The capital market is the market for securities, where companies and governments can raise medium-to-long term funds. Therefore, the capital market can play a huge role in the process. No doubt, achieving a $1 trillion economy within this decade presents a formidable challenge to the government given Nigeria’s low revenue to GDP ratio of less than 10 per cent making inevitable the capital market route. It goes without saying that the short-term funding profile of the money market makes it unsuitable for capital formation to fast track economic growth and development. In order to unlock the potentials of the capital market in this direction, there must be a deliberate attempt to develop specific segments of the market. One sure war of realizing this dream is by establishing capital market-based infrastructure funds. As the experiences of Malaysia and India demonstrate, the government should utilize more infrastructure bonds when borrowing from the domestic market if it must achieve double-digit growth. Currently, infrastructure bonds represent an insignificant proportion of the country’s outstanding domestic debt instruments. Also, the privatization of government enterprises should be done through the capital market. Essentially, efforts to meet the current challenges of the Nigerian capital market will inevitably set the stage for it to play a prominent role in achieving the dream of a $1 trillion economy within the next seven years.

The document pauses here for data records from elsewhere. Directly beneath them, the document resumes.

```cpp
int sf_lri_background(const uint8_t *seq, int L, int kmer, const int32_t *j_win, const int32_t *k_win, int n_hits, int r,
                      int kind, uint64_t seed, int32_t *energies_out, uint8_t *rows1_out, uint8_t *rows2_out) {
  int rc = check_ready();
  if (rc) return rc;
  if (!seq || L < 1 || kmer < 2 || kmer > SF_DUPLEX_MAX_LEN || n_hits < 0 || r < 0 || r > 0x3fffffff) return SF_ERR_BAD_ARG;
  if (kind != SF_SHUFFLE_MONO && kind != SF_SHUFFLE_DI) return SF_ERR_BAD_ARG;
  if (n_hits == 0) return SF_OK;
  if (!j_win || !k_win || !energies_out) return SF_ERR_BAD_ARG;
  const long long rows = (long long)n_hits * (r + 1);
  if (rows > 0x7fffffffLL / SF_DUPLEX_MAX_LEN) return SF_ERR_BAD_ARG;
  for (int h = 0; h < n_hits; h++)
    if (j_win[h] < 0 || j_win[h] > L - kmer + 1 || k_win[h] < 0 || k_win[h] > L - kmer) return SF_ERR_BAD_ARG;
  std::vector<uint8_t> codes((size_t)L);
  for (int x = 0; x < L; x++) codes[x] = sf_encode_nt(seq[x]);
  CallBufs B("sf_lri_background");
  uint8_t *dcodes, *r1, *r2;
  int32_t *djw, *dkw, *l1;
  if ((rc = B.upload(&dcodes, codes.data(), codes.size(), "sequence")) || (rc = B.upload(&djw, j_win, (size_t)n_hits, "j_win")) ||
      (rc = B.upload(&dkw, k_win, (size_t)n_hits, "k_win")))
    return rc;
  SfDupBatch A;
  memset(&A, 0, sizeof A);
  const size_t nb = (size_t)rows * kmer;
  if ((rc = B.alloc(&r1, nb, "first strands")) || (rc = B.alloc(&r2, nb, "second strands")) ||
      (rc = B.alloc(&l1, (size_t)rows, "lengths")) || (rc = B.alloc(&A.e, (size_t)rows, "energies")))
    return rc;
  const int sgrid = (int)((rows + SF_SHUF_BLOCK - 1) / SF_SHUF_BLOCK);
  SF_LAUNCH(sf_lri_shuffle_kernel, sgrid, SF_SHUF_BLOCK, sf_shuffle_lds_bytes(kmer), g.stream, (const uint8_t *)dcodes, L, kmer,
            (const int32_t *)djw, (const int32_t *)dkw, n_hits, r, kind, seed, r1, r2, l1);
  HIPCHK(hipGetLastError());
  A.s1 = r1; A.s2 = r2; A.len1 = l1; A.len2 = nullptr;
  A.n = (int)rows; A.ld = kmer; A.n2 = kmer;
  if ((rc = launch_duplex_batch(B, A, kmer, kmer))) return rc;
  HIPCHK(hipMemcpyAsync(energies_out, A.e, rows * sizeof(int32_t), hipMemcpyDeviceToHost, g.stream));
  if (rows1_out) HIPCHK(hipMemcpyAsync(rows1_out, r1, nb, hipMemcpyDeviceToHost, g.stream));
  if (rows2_out) HIPCHK(hipMemcpyAsync(rows2_out, r2, nb, hipMemcpyDeviceToHost, g.stream));
  return read_status(g.stream, false);
}

}
```

scanfold_amd/csrc/sf_shuffle.hip.h:

```cpp
#pragma once
#include "sf_energy.h"

struct SfPhilox {
  uint32_t k0, k1;
  uint32_t c0, c1, c2, c3;
  uint32_t out[4];
  int have;
};
__device__ __forceinline__ uint32_t sf_mulhi32(uint32_t a, uint32_t b) { return (uint32_t)(((uint64_t)a * b) >> 32); }
__device__ inline void sf_philox_block(SfPhilox *g) {
  uint32_t c0 = g->c0, c1 = g->c1, c2 = g->c2, c3 = g->c3, k0 = g->k0, k1 = g->k1;
  for (int r = 0; r < 10; r++) {
    const uint32_t hi0 = sf_mulhi32(0xD2511F53u, c0), lo0 = 0xD2511F53u * c0;
    const uint32_t hi1 = sf_mulhi32(0xCD9E8D57u, c2), lo1 = 0xCD9E8D57u * c2;
    const uint32_t n0 = hi1 ^ c1 ^ k0, n2 = hi0 ^ c3 ^ k1;
    c0 = n0; c1 = lo1; c2 = n2; c3 = lo0;
    k0 += 0x9E3779B9u; k1 += 0xBB67AE85u;
  }
  g->out[0] = c0; g->out[1] = c1; g->out[2] = c2; g->out[3] = c3;
  g->c0++;
  g->have = 4;
}
__device__ inline uint32_t sf_rand_u32(SfPhilox *g) {
  if (!g->have) sf_philox_block(g);
  return g->out[4 - g->have--];
}
__device__ inline double sf_rand_double(SfPhilox *g) {
  const uint32_t a = sf_rand_u32(g) >> 5, b = sf_rand_u32(g) >> 6;
  return ((double)a * 67108864.0 + (double)b) * (1.0 / 9007199254740992.0);
}

__device__ __forceinline__ void sf_shuffle_row(const uint8_t *src, int W, int kind, SfPhilox &g, uint8_t *out, uint8_t *lst,
                                               uint16_t *cnt) {
  if (kind == SF_SHUFFLE_MONO) {
    for (int x = 0; x < W; x++) out[x] = sf_encode_nt(src[x]);
    for (int i = W - 1; i >= 1; i--) {
      const int jj = (int)(((uint64_t)sf_rand_u32(&g) * (uint32_t)(i + 1)) >> 32);
      const uint8_t t = out[i]; out[i] = out[jj]; out[jj] = t;
    }
  } else {
    const int order[5] = {1, 2, 3, 4, 0};
    for (int x = 0; x < 25; x++) cnt[x] = 0;
    uint8_t prev = sf_encode_nt(src[0]);
    const uint8_t first = prev;
    for (int x = 1; x < W; x++) {
      const uint8_t y = sf_encode_nt(src[x]);
      cnt[prev * 5 + y]++;
      prev = y;
    }
    const int lastCh = prev;
    int outdeg[5], present[5], lastedge[5];
    for (int a = 0; a < 5; a++) {
      int s = 0;
      for (int b = 0; b < 5; b++) s += cnt[a * 5 + b];
      outdeg[a] = s;
      present[a] = (s > 0) || (a == lastCh);
    }
    for (;;) {
      for (int oa = 0; oa < 5; oa++) {
        const int a = order[oa];
        lastedge[a] = -1;
        if (!present[a] || a == lastCh) continue;
        const double z = sf_rand_double(&g);
        const double denom = (double)outdeg[a];
        int num = 0, pick = order[4];
        for (int ob = 0; ob < 4; ob++) {
          num += cnt[a * 5 + order[ob]];
          if (z < (double)num / denom) { pick = order[ob]; break; }
        }
        lastedge[a] = pick;
      }
      int Dm[5];
      for (int a = 0; a < 5; a++) Dm[a] = (lastedge[a] == lastCh);
      for (int rnd = 0; rnd < 4; rnd++)
        for (int oa = 0; oa < 5; oa++) {
          const int a = order[oa];
          if (lastedge[a] >= 0 && Dm[lastedge[a]]) Dm[a] = 1;
        }
      int ok = 1;
      for (int a = 0; a < 5; a++)
        if (present[a] && a != lastCh && !Dm[a]) ok = 0;
      if (ok) break;
    }
    int start[5], fill[5];
    {
      int acc = 0;
      for (int oa = 0; oa < 5; oa++) { const int a = order[oa]; start[a] = acc; acc += outdeg[a]; fill[a] = 0; }
    }
    prev = first;
    for (int x = 1; x < W; x++) {
      const uint8_t y = sf_encode_nt(src[x]);
      lst[start[prev] + fill[prev]++] = y;
      prev = y;
    }
    for (int oa = 0; oa < 5; oa++) {
      const int a = order[oa];
      if (lastedge[a] < 0) continue;
      uint8_t *Lx = lst + start[a];
      int pos = 0;
      while (Lx[pos] != (uint8_t)lastedge[a]) pos++;
      for (int x = pos; x + 1 < outdeg[a]; x++) Lx[x] = Lx[x + 1];
    }
    for (int oa = 0; oa < 5; oa++) {
      const int a = order[oa];
      if (!present[a]) continue;
      uint8_t *Lx = lst + start[a];
      const int nlist = outdeg[a] - (lastedge[a] >= 0 ? 1 : 0);
      int barrier = nlist;
      for (int x = 0; x < nlist - 1; x++) {
        const int z = (int)(sf_rand_double(&g) * (double)barrier);
        const uint8_t t = Lx[z]; Lx[z] = Lx[barrier - 1]; Lx[barrier - 1] = t;
        barrier--;
      }
      if (lastedge[a] >= 0) Lx[nlist] = (uint8_t)lastedge[a];
    }
    int ptr[5] = {0, 0, 0, 0, 0};
    out[0] = first;
    int pc = first;
    for (int x = 1; x < W - 1; x++) {
      const uint8_t ch = lst[start[pc] + ptr[pc]++];
      out[x] = ch;
      pc = ch;
    }
    if (W > 1) out[W - 1] = (uint8_t)lastCh;
  }
}

#define SF_SHUF_BLOCK 64

static inline size_t sf_shuffle_lds_bytes(int W) {
  return (((size_t)SF_SHUF_BLOCK * W + 3) & ~(size_t)3) * 2 + SF_SHUF_BLOCK * 25 * sizeof(uint16_t);
}
__global__ void sf_shuffle_kernel(const uint8_t *__restrict__ transcript, int L, int W, int step, int win_begin,
                                  int n_win, int r, int kind, uint64_t seed, uint8_t *__restrict__ seqs_out) {
  SF_DYN_SMEM(smem);
  uint8_t *rows = (uint8_t *)smem;
  uint8_t *lsts = rows + (size_t)SF_SHUF_BLOCK * W;
  uint16_t *cnts = (uint16_t *)(lsts + (((size_t)SF_SHUF_BLOCK * W + 3) & ~(size_t)3));
  const int lane = threadIdx.x;
  const long long total = (long long)n_win * (r + 1);
  const long long row0 = (long long)blockIdx.x * SF_SHUF_BLOCK;
  const long long row = row0 + lane;
  uint8_t *out = rows + (size_t)lane * W;
  uint8_t *lst = lsts + (size_t)lane * W;
  uint16_t *cnt = cnts + lane * 25;
  (void)L;

  if (row < total) {
    const int w = (int)(row / (r + 1)), k = (int)(row % (r + 1));
    const uint8_t *src = transcript + (size_t)(win_begin + w) * step;
    if (k == 0) {
      for (int x = 0; x < W; x++) out[x] = sf_encode_nt(src[x]);
    } else {
      SfPhilox g;
      g.k0 = (uint32_t)seed; g.k1 = (uint32_t)(seed >> 32);
      g.c0 = 0; g.c1 = (uint32_t)k; g.c2 = (uint32_t)(win_begin + w); g.c3 = (uint32_t)kind;
      g.have = 0;
      sf_shuffle_row(src, W, kind, g, out, lst, cnt);
    }
  }
  __syncthreads();
  long long nrows = total - row0;
  if (nrows > SF_SHUF_BLOCK) nrows = SF_SHUF_BLOCK;
  const size_t nbytes = (size_t)nrows * W;
  uint8_t *dst = seqs_out + (size_t)row0 * W;
  for (size_t x = lane; x < nbytes; x += SF_SHUF_BLOCK) dst[x] = rows[x];
}
```

Baseline: 44470.

## Restructure shuffle kernel with shared per-window staging and interleaved LDS lists

New measurement: 44770, median of 6. No clear change (+0.7%).

```diff
diff --git a/scanfold_amd/csrc/scanfold_hip.hip b/scanfold_amd/csrc/scanfold_hip.hip
--- a/scanfold_amd/csrc/scanfold_hip.hip
+++ b/scanfold_amd/csrc/scanfold_hip.hip
@@ -760,7 +760,7 @@
   const long long total = (long long)n_win * (r + 1);
   if (total <= 0) return SF_OK;
   const int grid = (int)((total + SF_SHUF_BLOCK - 1) / SF_SHUF_BLOCK);
-  SF_LAUNCH(sf_shuffle_kernel, grid, SF_SHUF_BLOCK, sf_shuffle_lds_bytes(W), st, d_tr, L, W, step, win_begin, n_win, r, kind, seed, d_seqs);
+  SF_LAUNCH(sf_shuffle_kernel, grid, SF_SHUF_BLOCK, sf_shuffle_lds_bytes(W, r), st, d_tr, L, W, step, win_begin, n_win, r, kind, seed, d_seqs);
   HIPCHK(hipGetLastError());
   return SF_OK;
 }
@@ -2315,7 +2315,7 @@
       (rc = B.alloc(&l1, (size_t)rows, "lengths")) || (rc = B.alloc(&A.e, (size_t)rows, "energies")))
     return rc;
   const int sgrid = (int)((rows + SF_SHUF_BLOCK - 1) / SF_SHUF_BLOCK);
-  SF_LAUNCH(sf_lri_shuffle_kernel, sgrid, SF_SHUF_BLOCK, sf_shuffle_lds_bytes(kmer), g.stream, (const uint8_t *)dcodes, L, kmer,
+  SF_LAUNCH(sf_lri_shuffle_kernel, sgrid, SF_SHUF_BLOCK, sf_shuffle_row_lds_bytes(kmer), g.stream, (const uint8_t *)dcodes, L, kmer,
             (const int32_t *)djw, (const int32_t *)dkw, n_hits, r, kind, seed, r1, r2, l1);
   HIPCHK(hipGetLastError());
   A.s1 = r1; A.s2 = r2; A.len1 = l1; A.len2 = nullptr;
diff --git a/scanfold_amd/csrc/sf_shuffle.hip.h b/scanfold_amd/csrc/sf_shuffle.hip.h
--- a/scanfold_amd/csrc/sf_shuffle.hip.h
+++ b/scanfold_amd/csrc/sf_shuffle.hip.h
@@ -23,146 +23,243 @@
 }
 __device__ inline uint32_t sf_rand_u32(SfPhilox *g) {
   if (!g->have) sf_philox_block(g);
-  return g->out[4 - g->have--];
+  const int at = 4 - g->have--;
+  return at == 0 ? g->out[0] : (at == 1 ? g->out[1] : (at == 2 ? g->out[2] : g->out[3]));
 }
 __device__ inline double sf_rand_double(SfPhilox *g) {
   const uint32_t a = sf_rand_u32(g) >> 5, b = sf_rand_u32(g) >> 6;
   return ((double)a * 67108864.0 + (double)b) * (1.0 / 9007199254740992.0);
 }
 
+#define SF_SHUF_FB 12
+__device__ __forceinline__ int sf_shuf_get(uint64_t p, int a) { return (int)(p >> (SF_SHUF_FB * a)) & ((1 << SF_SHUF_FB) - 1); }
+__device__ __forceinline__ uint64_t sf_shuf_one(int a) { return (uint64_t)1 << (SF_SHUF_FB * a); }
+
+template <class IO>
+__device__ __forceinline__ void sf_shuffle_core(IO &io, int W, int kind, SfPhilox &g) {
+  if (kind == SF_SHUFFLE_MONO) {
+    for (int x = 0; x < W; x++) io.lst(x) = io.src(x);
+    for (int i = W - 1; i >= 1; i--) {
+      const int jj = (int)(((uint64_t)sf_rand_u32(&g) * (uint32_t)(i + 1)) >> 32);
+      const uint8_t t = io.lst(i), u = io.lst(jj);
+      io.lst(i) = u; io.lst(jj) = t;
+    }
+    io.emit(W, [&](int x) { return io.lst(x); });
+    return;
+  }
+  constexpr int order[5] = {1, 2, 3, 4, 0};
+  const int first = io.src(0), lastCh = io.src(W - 1);
+  int outdeg[5];
+  unsigned present = 0;
+#pragma unroll
+  for (int a = 0; a < 5; a++) {
+    int s = 0;
+#pragma unroll
+    for (int b = 0; b < 5; b++) s += io.cnt(a, b);
+    outdeg[a] = s;
+    if (s > 0 || a == lastCh) present |= 1u << a;
+  }
+  unsigned lastedge;
+  for (;;) {
+    lastedge = 0x77777u;
+#pragma unroll
+    for (int oa = 0; oa < 5; oa++) {
+      const int a = order[oa];
+      if (!((present >> a) & 1) || a == lastCh) continue;
+      const double z = sf_rand_double(&g);
+      const double denom = (double)outdeg[a];
+      int num = 0, pick = order[4];
+#pragma unroll
+      for (int ob = 0; ob < 4; ob++) {
+        num += io.cnt(a, order[ob]);
+        if (z < (double)num / denom) { pick = order[ob]; break; }
+      }
+      lastedge = (lastedge & ~(0xfu << (4 * a))) | ((unsigned)pick << (4 * a));
+    }
+    unsigned Dm = 0;
+#pragma unroll
+    for (int a = 0; a < 5; a++)
+      if ((int)((lastedge >> (4 * a)) & 0xf) == lastCh) Dm |= 1u << a;
+    for (int rnd = 0; rnd < 4; rnd++)
+#pragma unroll
+      for (int oa = 0; oa < 5; oa++) {
+        const int a = order[oa];
+        const unsigned e = (lastedge >> (4 * a)) & 0xf;
+        if (e != 7 && ((Dm >> e) & 1)) Dm |= 1u << a;
+      }
+    if (!(present & ~(1u << lastCh) & ~Dm)) break;
+  }
+  uint64_t start = 0, nlist = 0;
+  {
+    int acc = 0;
+#pragma unroll
+    for (int oa = 0; oa < 5; oa++) {
+      const int a = order[oa];
+      start |= (uint64_t)acc << (SF_SHUF_FB * a);
+      nlist |= (uint64_t)(outdeg[a] - (((lastedge >> (4 * a)) & 0xf) != 7 ? 1 : 0)) << (SF_SHUF_FB * a);
+      acc += outdeg[a];
+    }
+  }
+  {
+    uint64_t cur = start;
+    unsigned pend = lastedge;
+    int prev = first;
+    for (int x = 1; x < W; x++) {
+      const int y = io.src(x);
+      const bool skip = (int)((pend >> (4 * prev)) & 0xf) == y;
+      if (skip) pend |= 7u << (4 * prev);
+      else {
+        io.lst(sf_shuf_get(cur, prev)) = (uint8_t)y;
+        cur += sf_shuf_one(prev);
+      }
+      prev = y;
+    }
+  }
+  {
+    int oa = -1, barrier = 0, base = 0;
+    for (;;) {
+      while (barrier < 2 && oa < 4) {
+        oa++;
+        const int a = oa == 4 ? 0 : oa + 1;
+        barrier = sf_shuf_get(nlist, a);
+        base = sf_shuf_get(start, a);
+      }
+      if (barrier < 2) break;
+      const int z = (int)(sf_rand_double(&g) * (double)barrier);
+      const uint8_t t = io.lst(base + z), u = io.lst(base + barrier - 1);
+      io.lst(base + z) = u; io.lst(base + barrier - 1) = t;
+      barrier--;
+    }
+#pragma unroll
+    for (int a = 0; a < 5; a++) {
+      const unsigned e = (lastedge >> (4 * a)) & 0xf;
+      if (e != 7) io.lst(sf_shuf_get(start, a) + sf_shuf_get(nlist, a)) = (uint8_t)e;
+    }
+  }
+  uint64_t ptr = start;
+  int pc = first;
+  io.emit(W, [&](int x) -> uint8_t {
+    if (x == 0) return (uint8_t)first;
+    if (x == W - 1) return (uint8_t)lastCh;
+    const uint8_t ch = io.lst(sf_shuf_get(ptr, pc));
+    ptr += sf_shuf_one(pc);
+    pc = ch;
+    return ch;
+  });
+}
+
+struct SfShufflePlain {
+  const uint8_t *s;
+  uint8_t *out, *l;
+  const uint16_t *c;
+  __device__ __forceinline__ int src(int x) const { return sf_encode_nt(s[x]); }
+  __device__ __forceinline__ int cnt(int a, int b) const { return c[a * 5 + b]; }
+  __device__ __forceinline__ uint8_t &lst(int x) { return l[x]; }
+  template <class F>
+  __device__ __forceinline__ void emit(int W, F f) {
+    for (int x = 0; x < W; x++) out[x] = f(x);
+  }
+};
 __device__ __forceinline__ void sf_shuffle_row(const uint8_t *src, int W, int kind, SfPhilox &g, uint8_t *out, uint8_t *lst,
                                                uint16_t *cnt) {
-  if (kind == SF_SHUFFLE_MONO) {
-    for (int x = 0; x < W; x++) out[x] = sf_encode_nt(src[x]);
-    for (int i = W - 1; i >= 1; i--) {
-      const int jj = (int)(((uint64_t)sf_rand_u32(&g) * (uint32_t)(i + 1)) >> 32);
-      const uint8_t t = out[i]; out[i] = out[jj]; out[jj] = t;
-    }
-  } else {
-    const int order[5] = {1, 2, 3, 4, 0};
+  if (kind != SF_SHUFFLE_MONO) {
     for (int x = 0; x < 25; x++) cnt[x] = 0;
     uint8_t prev = sf_encode_nt(src[0]);
-    const uint8_t first = prev;
     for (int x = 1; x < W; x++) {
       const uint8_t y = sf_encode_nt(src[x]);
       cnt[prev * 5 + y]++;
       prev = y;
     }
-    const int lastCh = prev;
-    int outdeg[5], present[5], lastedge[5];
-    for (int a = 0; a < 5; a++) {
-      int s = 0;
-      for (int b = 0; b < 5; b++) s += cnt[a * 5 + b];
-      outdeg[a] = s;
-      present[a] = (s > 0) || (a == lastCh);
-    }
-    for (;;) {
-      for (int oa = 0; oa < 5; oa++) {
-        const int a = order[oa];
-        lastedge[a] = -1;
-        if (!present[a] || a == lastCh) continue;
-        const double z = sf_rand_double(&g);
-        const double denom = (double)outdeg[a];
-        int num = 0, pick = order[4];
-        for (int ob = 0; ob < 4; ob++) {
-          num += cnt[a * 5 + order[ob]];
-          if (z < (double)num / denom) { pick = order[ob]; break; }
-        }
-        lastedge[a] = pick;
-      }
-      int Dm[5];
-      for (int a = 0; a < 5; a++) Dm[a] = (lastedge[a] == lastCh);
-      for (int rnd = 0; rnd < 4; rnd++)
-        for (int oa = 0; oa < 5; oa++) {
-          const int a = order[oa];
-          if (lastedge[a] >= 0 && Dm[lastedge[a]]) Dm[a] = 1;
-        }
-      int ok = 1;
-      for (int a = 0; a < 5; a++)
-        if (present[a] && a != lastCh && !Dm[a]) ok = 0;
-      if (ok) break;
-    }
-    int start[5], fill[5];
-    {
-      int acc = 0;
-      for (int oa = 0; oa < 5; oa++) { const int a = order[oa]; start[a] = acc; acc += outdeg[a]; fill[a] = 0; }
-    }
-    prev = first;
-    for (int x = 1; x < W; x++) {
-      const uint8_t y = sf_encode_nt(src[x]);
-      lst[start[prev] + fill[prev]++] = y;
-      prev = y;
-    }
-    for (int oa = 0; oa < 5; oa++) {
-      const int a = order[oa];
-      if (lastedge[a] < 0) continue;
-      uint8_t *Lx = lst + start[a];
-      int pos = 0;
-      while (Lx[pos] != (uint8_t)lastedge[a]) pos++;
-      for (int x = pos; x + 1 < outdeg[a]; x++) Lx[x] = Lx[x + 1];
-    }
-    for (int oa = 0; oa < 5; oa++) {
-      const int a = order[oa];
-      if (!present[a]) continue;
-      uint8_t *Lx = lst + start[a];
-      const int nlist = outdeg[a] - (lastedge[a] >= 0 ? 1 : 0);
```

Most Nigerians seem to have lost interest in the stock market. Why is this so and how do you think this trend can be reversed?

Your observation is correct. Relative to Nigeria’s population of over 200 million people, retail investors’ participation at less than five million is low.The fact is that since the global financial crisis which also affected the Nigerian stock market resulting in huge financial losses for many investors, the confidence level in the market has yet to return in full. Be that as it may, some other factors are equally contributing to the weak investor sentiments and relatively low patronage of the stock market. The macroeconomic environment has not helped matters. For example, we know that investment is a function of savings. High unemployment and poverty rates manifest in low savings which have a negative impact on the stock market. Also, high rates of inflation discourage investments generally. Equally of concern is the low participation of youths in the capital market given that the average age of retail investors is about 53 years according to data obtained from the Central Securities Clearing System. This does not reflect the country’s demographics with a significant youth population. It must be noted, however, that the advent of cryptocurrency is partly to blame for the low participation of the youths. The way forward is for the market to continue to develop products that satisfy the needs of diverse investors and age groups. The government can equally play a role by incentivizing increased participation of investors in the market. For example, equities transactions in the Nigerian capital market should be exempted from capital gains tax as the current CGT regime discourages High Networth Individuals from participating in the market. The importance of capital market literacy in enhancing the growth of the capital market cannot be overemphasized. In this regard the efforts of the Securities and Exchange Commission, the Chartered Institute of Stockbrokers and the Association of Capital Market Academics of Nigeria are commendable and should be sustained.